Hello i have a question regarding the ember-cli-build.
So i have ember apps that intended to load different assets (css,js,addons) based on parameter that i add in dotEnv or in config/environment.js. The aim is to make ember app able to load dynamic asset based from where the url is accesssed.
The Questions is. Does ember-cli-build can get configuration parameter or get another value from dotEnv file ?
The ember-cli-build.js file is just a node script at the end of the day so you can use environment variables via process.env.<varname> or you could use something like dotenv (you’d just have to install globally or locally and import it). Hope that answers your question!
I’m not sure if dynamic variables at build-time will help you with that goal. The build is done once. The output is a bundle of static HTML, CSS, JavaScript and maybe some additional files like images. Generating a build per request is not a good idea for performance reasons.
If it’s a fixed list of values, you may generate builds for all possible values once and then serve them depending on request origin.
If it’s not a fixed list, I would recommend to do one build and alter the run-time configuration when serving the file. The run-time configuration is included in index.html as a <meta> tag. It’s a URI encoded JSON.
Hello thanks for the response. Yes i figured generating build per request is not possible. However including all fixed list would load unnecesarry assets and affect the loadtime.
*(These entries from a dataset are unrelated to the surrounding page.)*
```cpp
enum { ACT_SILU = 0, ACT_RELU = 1, ACT_LEAKY = 2, ACT_HARDSWISH = 3, ACT_IDENTITY = 4 };
template <int ACT> __device__ __forceinline__ float kod_act(float z, float slope) {
  if (ACT == ACT_SILU) return z * kod_sigmoid_l2(KOD_NEG_LOG2E * z);
  if (ACT == ACT_RELU) return z > 0.f ? z : 0.f;
  if (ACT == ACT_LEAKY) return z > 0.f ? z : z * slope;
  if (ACT == ACT_HARDSWISH) return z * fminf(fmaxf(z + 3.f, 0.f), 6.f) / 6.f;
  return z;
}
template <int ACT> __device__ __forceinline__ float kod_act_bwd(float g, float z, float slope) {
  if (ACT == ACT_SILU) return kod_silu_bwd(g, z, kod_sigmoid_l2(KOD_NEG_LOG2E * z));
  if (ACT == ACT_RELU) return z > 0.f ? g : 0.f;
  if (ACT == ACT_LEAKY) return z > 0.f ? g : g * slope;
  if (ACT == ACT_HARDSWISH) return z <= -3.f ? 0.f : (z < 3.f ? g * ((z / 3.f) + 0.5f) : g);
  return g;
}
template <bool SILU = true, typename F> __host__ __device__ __forceinline__ void kod_with_act(int act, F&& f) {
  if constexpr (SILU) {
    if (act == ACT_SILU) return f(std::integral_constant<int, ACT_SILU>{});
  }
  if (act == ACT_RELU) f(std::integral_constant<int, ACT_RELU>{});
  else if (act == ACT_LEAKY) f(std::integral_constant<int, ACT_LEAKY>{});
  else if (act == ACT_HARDSWISH) f(std::integral_constant<int, ACT_HARDSWISH>{});
  else f(std::integral_constant<int, ACT_IDENTITY>{});
}

__device__ __forceinline__ float wave_sum(float v) {
#pragma unroll
  for (int o = 32; o > 0; o >>= 1) v += __shfl_xor(v, o, 64);
  return v;
}
__device__ __forceinline__ double wave_sum_d(double v) {
#pragma unroll
  for (int o = 32; o > 0; o >>= 1) v += __shfl_xor(v, o, 64);
  return v;
}

#define KOD_PEER_MAX 8
struct KodPeerView {
  unsigned long long* peers[KOD_PEER_MAX];
  int world, rank;
  const unsigned int* seq;
  int* timeout_flag;
  int* host_flag;
  long max_spins;
};

__device__ __forceinline__ unsigned long long kod_peer_poll(const KodPeerView& pv, const unsigned long long* src,
                                                            unsigned int seq, bool& bad) {
  const int raised = __hip_atomic_load(pv.timeout_flag, __ATOMIC_RELAXED, __HIP_MEMORY_SCOPE_AGENT);
  unsigned long long v = 0;
  long spins = 0;
  for (;;) {
    v = __hip_atomic_load(src, __ATOMIC_RELAXED, __HIP_MEMORY_SCOPE_SYSTEM);
    const unsigned int tag = (unsigned int)(v >> 32);
    if (tag == seq) break;
    int why = 0;
    if ((int)(tag - seq) > 0) why = 2;
    else if (raised) why = raised;
    else if (++spins > pv.max_spins) why = 1;
    if (why) {
      bad = true;
      if (!raised) {
        __hip_atomic_store(pv.timeout_flag, why, __ATOMIC_RELAXED, __HIP_MEMORY_SCOPE_AGENT);
        __hip_atomic_store(pv.host_flag, why, __ATOMIC_RELAXED, __HIP_MEMORY_SCOPE_SYSTEM);
      }
      break;
    }
    __builtin_amdgcn_s_sleep(8);
  }
  return v;
}

static inline int cdiv(long a, long b) { return (int)((a + b - 1) / b); }
static inline uint32_t magic_u32(uint32_t d) { return (uint32_t)(((1ull << 32) + d - 1) / d); }
```

### object_detection_cib_amd/csrc/misc_ops.hip

```cpp
#include "kodhip_common.h"

namespace {

__global__ void nchw_to_nhwc4_kernel(const float* x, bf16_t* y, int B, int C, long HW) {
  long i = (long)blockIdx.x * blockDim.x + threadIdx.x;
  if (i >= (long)B * HW) return;
  long b = i / HW, p = i - b * HW;
  bf16x4 v;
#pragma unroll
  for (int c = 0; c < 4; ++c) v[c] = (bf16_t)(c < C ? x[(b * C + c) * HW + p] : 0.f);
  *reinterpret_cast<bf16x4*>(y + i * 4) = v;
}

__global__ void nchw_to_nhwc4_x4_kernel(const float* x, bf16_t* y, int B, int C, long HW) {
  const long q = (long)blockIdx.x * blockDim.x + threadIdx.x;
  const long HWq = HW >> 2;
  if (q >= (long)B * HWq) return;
  const long b = q / HWq, pq = q - b * HWq;
  f32x4 pl[4];
#pragma unroll
  for (int c = 0; c < 4; ++c)
    pl[c] = c < C ? kod_load_once<f32x4>(x + (b * C + c) * HW + pq * 4) : f32x4{0.f, 0.f, 0.f, 0.f};
  bf16x8 o0, o1;
  const float* f0 = reinterpret_cast<const float*>(&pl[0]);
// ... 109 lines not shown
    const bf16_t* row = xb + (long)ry[r] * W * ldx;
#pragma unroll
    for (int c = 0; c < 8; ++c) dst[c] = *reinterpret_cast<const uint2*>(row + (long)cx[c] * ldx);
  };
  load_row(0, cur);
#pragma unroll
  for (int r = 0; r < 8; ++r) {
    if (r + 1 < 8) load_row(r + 1, nxt);
#pragma unroll
    for (int e = 0; e < 4; ++e) {
      uint32_t k[8];
#pragma unroll
      for (int c = 0; c < 8; ++c) {
        const uint32_t d = (e < 2) ? cur[c].x : cur[c].y;
        const uint32_t xf = (e & 1) ? (d & 0xffff0000u) : (d << 16);
        k[c] = pool_key(xf, (uint32_t)(127 - (r * 16 + c))) & cmask[c];
      }
      uint32_t o4[4];
      pool_max5of8(k, o4);
#pragma unroll
      for (int o = 0; o < 4; ++o) hm[r][o][e] = o4[o] & rmask[r];
    }
#pragma unroll
    for (int c = 0; c < 8; ++c) cur[c] = nxt[c];
  }
#pragma unroll
  for (int o = 0; o < 4; ++o) {
    uint32_t best[4][4];
#pragma unroll
    for (int e = 0; e < 4; ++e) {
      uint32_t k[8], o4[4];
#pragma unroll
      for (int r = 0; r < 8; ++r) k[r] = hm[r][o][e];
      pool_max5of8(k, o4);
#pragma unroll
      for (int q = 0; q < 4; ++q) best[q][e] = o4[q];
    }
    if (ox0 + o >= W) continue;
#pragma unroll
    for (int q = 0; q < 4; ++q) {
      if (oy0 + q >= H) continue;
      uint32_t hv[4], ib = 0;
#pragma unroll
      for (int e = 0; e < 4; ++e) {
        const uint32_t K = best[q][e];
        const uint32_t t = (uint32_t)((int32_t)K >> 31) & 0x7fffffffu;
        hv[e] = ~(K ^ t);
        ib |= ((uint32_t)(127 - (q * 16 + o)) - (K & 127u)) << (8 * e);
      }
      const long op = (long)(b * H + oy0 + q) * W + ox0 + o;
      uint2 v;
      v.x = (hv[0] >> 16) | (hv[1] & 0xffff0000u);
      v.y = (hv[2] >> 16) | (hv[3] & 0xffff0000u);
      *reinterpret_cast<uint2*>(y + op * ldy + ycoff + c4 * 4) = v;
      *reinterpret_cast<uint32_t*>(idx + op * C + c4 * 4) = ib;
    }
  }
}

__global__ __launch_bounds__(256) void maxpool5_fwd_kernel(const bf16_t* x, int ldx, int xcoff, bf16_t* y, int ldy, int ycoff,
                                    unsigned char* idx, int B, int H, int W, int C) {
  const int C4 = C >> 2;
  const int WG = (W + 3) >> 2, HG = (H + 3) >> 2;
  long i = (long)blockIdx.x * blockDim.x + threadIdx.x;
  const long total = (long)B * HG * WG * C4;
  if (i >= total) return;
  const int c4 = (int)(i % C4);
  long p = i / C4;
  const int gx = (int)(p % WG);
  p /= WG;
  const int gy = (int)(p % HG);
  const int b = (int)(p / HG);
  maxpool5_fwd_body(x, ldx, xcoff, y, ldy, ycoff, idx, H, W, C, b, gy, gx, c4);
}

constexpr int POOL_BWD_THREADS = 128;
template <int POOL_BWD_THREADS>
__device__ __forceinline__ void maxpool5_bwd_body(float* w0, float* w1, float* w2, float* w3,
                                                  const bf16_t* dy, int ldy, int ycoff, const unsigned char* idx,
                                                  bf16_t* dx, int ldx, int xcoff, int H, int W, int C, const float* dx32,
                                                  int b, int gy, int gx, int c4) {
  const int ix0 = gx * 4, iy0 = gy * 4;
  float* const mine4[4] = {w0, w1, w2, w3};
#pragma unroll
  for (int ri = 0; ri < 4; ++ri)
#pragma unroll
    for (int ci = 0; ci < 4; ++ci) {
      const bool in = iy0 + ri < H && ix0 + ci < W;
      const long po = ((long)(b * H + (in ? iy0 + ri : 0)) * W + (in ? ix0 + ci : 0)) * ldx + xcoff + c4 * 4;
      uint2 old = {0u, 0u};
      if (in && !dx32) old = *reinterpret_cast<const uint2*>(dx + po);
#pragma unroll
      for (int e = 0; e < 4; ++e) {
        const uint32_t d = e < 2 ? old.x : old.y;
        mine4[e][(ri * 4 + ci) * POOL_BWD_THREADS] =
            in ? (dx32 ? dx32[po + e] : __uint_as_float((e & 1) ? (d & 0xffff0000u) : (d << 16))) : 0.f;
      }
    }
  uint32_t ck[8], rk[8];
  int coff_i[8], coff_g[8];
  long roff[8];
#pragma unroll
  for (int c = 0; c < 8; ++c) {
    const int ox = ix0 - 2 + c, oy = iy0 - 2 + c;
    ck[c] = (uint32_t)c + ((ox >= 0 && ox < W) ? 0u : 0x1000u);
    rk[c] = (uint32_t)(16 * c - 0x44) + ((oy >= 0 && oy < H) ? 0u : 0x1000u);
    const int cxc = ox < 0 ? 0 : (ox >= W ? W - 1 : ox), ryc = oy < 0 ? 0 : (oy >= H ? H - 1 : oy);
    coff_i[c] = cxc * C;
    coff_g[c] = cxc * ldy;
    roff[c] = (long)(b * H + ryc) * W;
  }
  const unsigned char* ibase = idx + c4 * 4;
  const bf16_t* gbase = dy + ycoff + c4 * 4;
  uint32_t ibc[8], ibn[8];
  uint2 gc[8], gn[8];
  auto load_row = [&](const int r, uint32_t (&ib)[8], uint2 (&g)[8]) {
    const unsigned char* ir = ibase + roff[r] * C;
    const bf16_t* gr = gbase + roff[r] * ldy;
#pragma unroll
    for (int c = 0; c < 8; ++c) {
      ib[c] = *reinterpret_cast<const uint32_t*>(ir + coff_i[c]);
      g[c] = *reinterpret_cast<const uint2*>(gr + coff_g[c]);
    }
  };
  load_row(7, ibc, gc);
#pragma unroll
  for (int r = 7; r >= 0; --r) {
    if (r > 0) load_row(r - 1, ibn, gn);
#pragma unroll
    for (int c = 0; c < 8; ++c) {
      uint32_t word[4];
      float g[4], cur[4];
#pragma unroll
      for (int e = 0; e < 4; ++e) {
        const uint32_t t = ((ibc[c] >> (8 * e)) & 0xffu) + rk[r] + ck[c];
        const uint32_t pos = ((t >> 2) & 12u) | (t & 3u);
        word[e] = (t & ~0x33u) == 0u ? pos : 16u;
        const uint32_t d = e < 2 ? gc[c].x : gc[c].y;
        g[e] = __uint_as_float((e & 1) ? (d & 0xffff0000u) : (d << 16));
      }
#pragma unroll
      for (int e = 0; e < 4; ++e) cur[e] = mine4[e][word[e] * POOL_BWD_THREADS];
#pragma unroll
      for (int e = 0; e < 4; ++e) mine4[e][word[e] * POOL_BWD_THREADS] = cur[e] + g[e];
    }
#pragma unroll
    for (int c = 0; c < 8; ++c) { ibc[c] = ibn[c]; gc[c] = gn[c]; }
  }
#pragma unroll
  for (int ri = 0; ri < 4; ++ri) {
    if (iy0 + ri >= H) continue;
#pragma unroll
    for (int ci = 0; ci < 4; ++ci) {
      if (ix0 + ci >= W) continue;
      bf16x4 v;
#pragma unroll
      for (int e = 0; e < 4; ++e) v[e] = (bf16_t)mine4[e][(ri * 4 + ci) * POOL_BWD_THREADS];
      *reinterpret_cast<bf16x4*>(dx + ((long)(b * H + iy0 + ri) * W + ix0 + ci) * ldx + xcoff + c4 * 4) = v;
    }
  }
}
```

So in the end i use Ember Cli Head to able load dynamic assets in and use jquery to append the js file. Although i am not sure that was the cleanest way to do external js loading.
I did not meant that you should include all assets in one build. I tried to suggest that you could do multiple builds one for each origin. Something like:
BUILD_FOR_ORIGIN=foo.com ember build --prod --output-path=dist/foo.com
BUILD_FOR_ORIGIN=bar.com ember build --prod --output-path=dist/bar.com
ember build --prod --output-path=dist/default
Upload all builds to your webserver and configure it to serve the correct build depending on request.
This does only work if you know the list of build variants beforehand. And it has a huge impact on time needed to do a full deployment. But it’s far easier and does not have as much edge cases as manipulating the build output.
That approach has an impact on timing. The dynamic assets won’t be loaded until full application is booted. That might be okay for your use case but could cause issues. I just wanted to mention it for other people coming across this thread.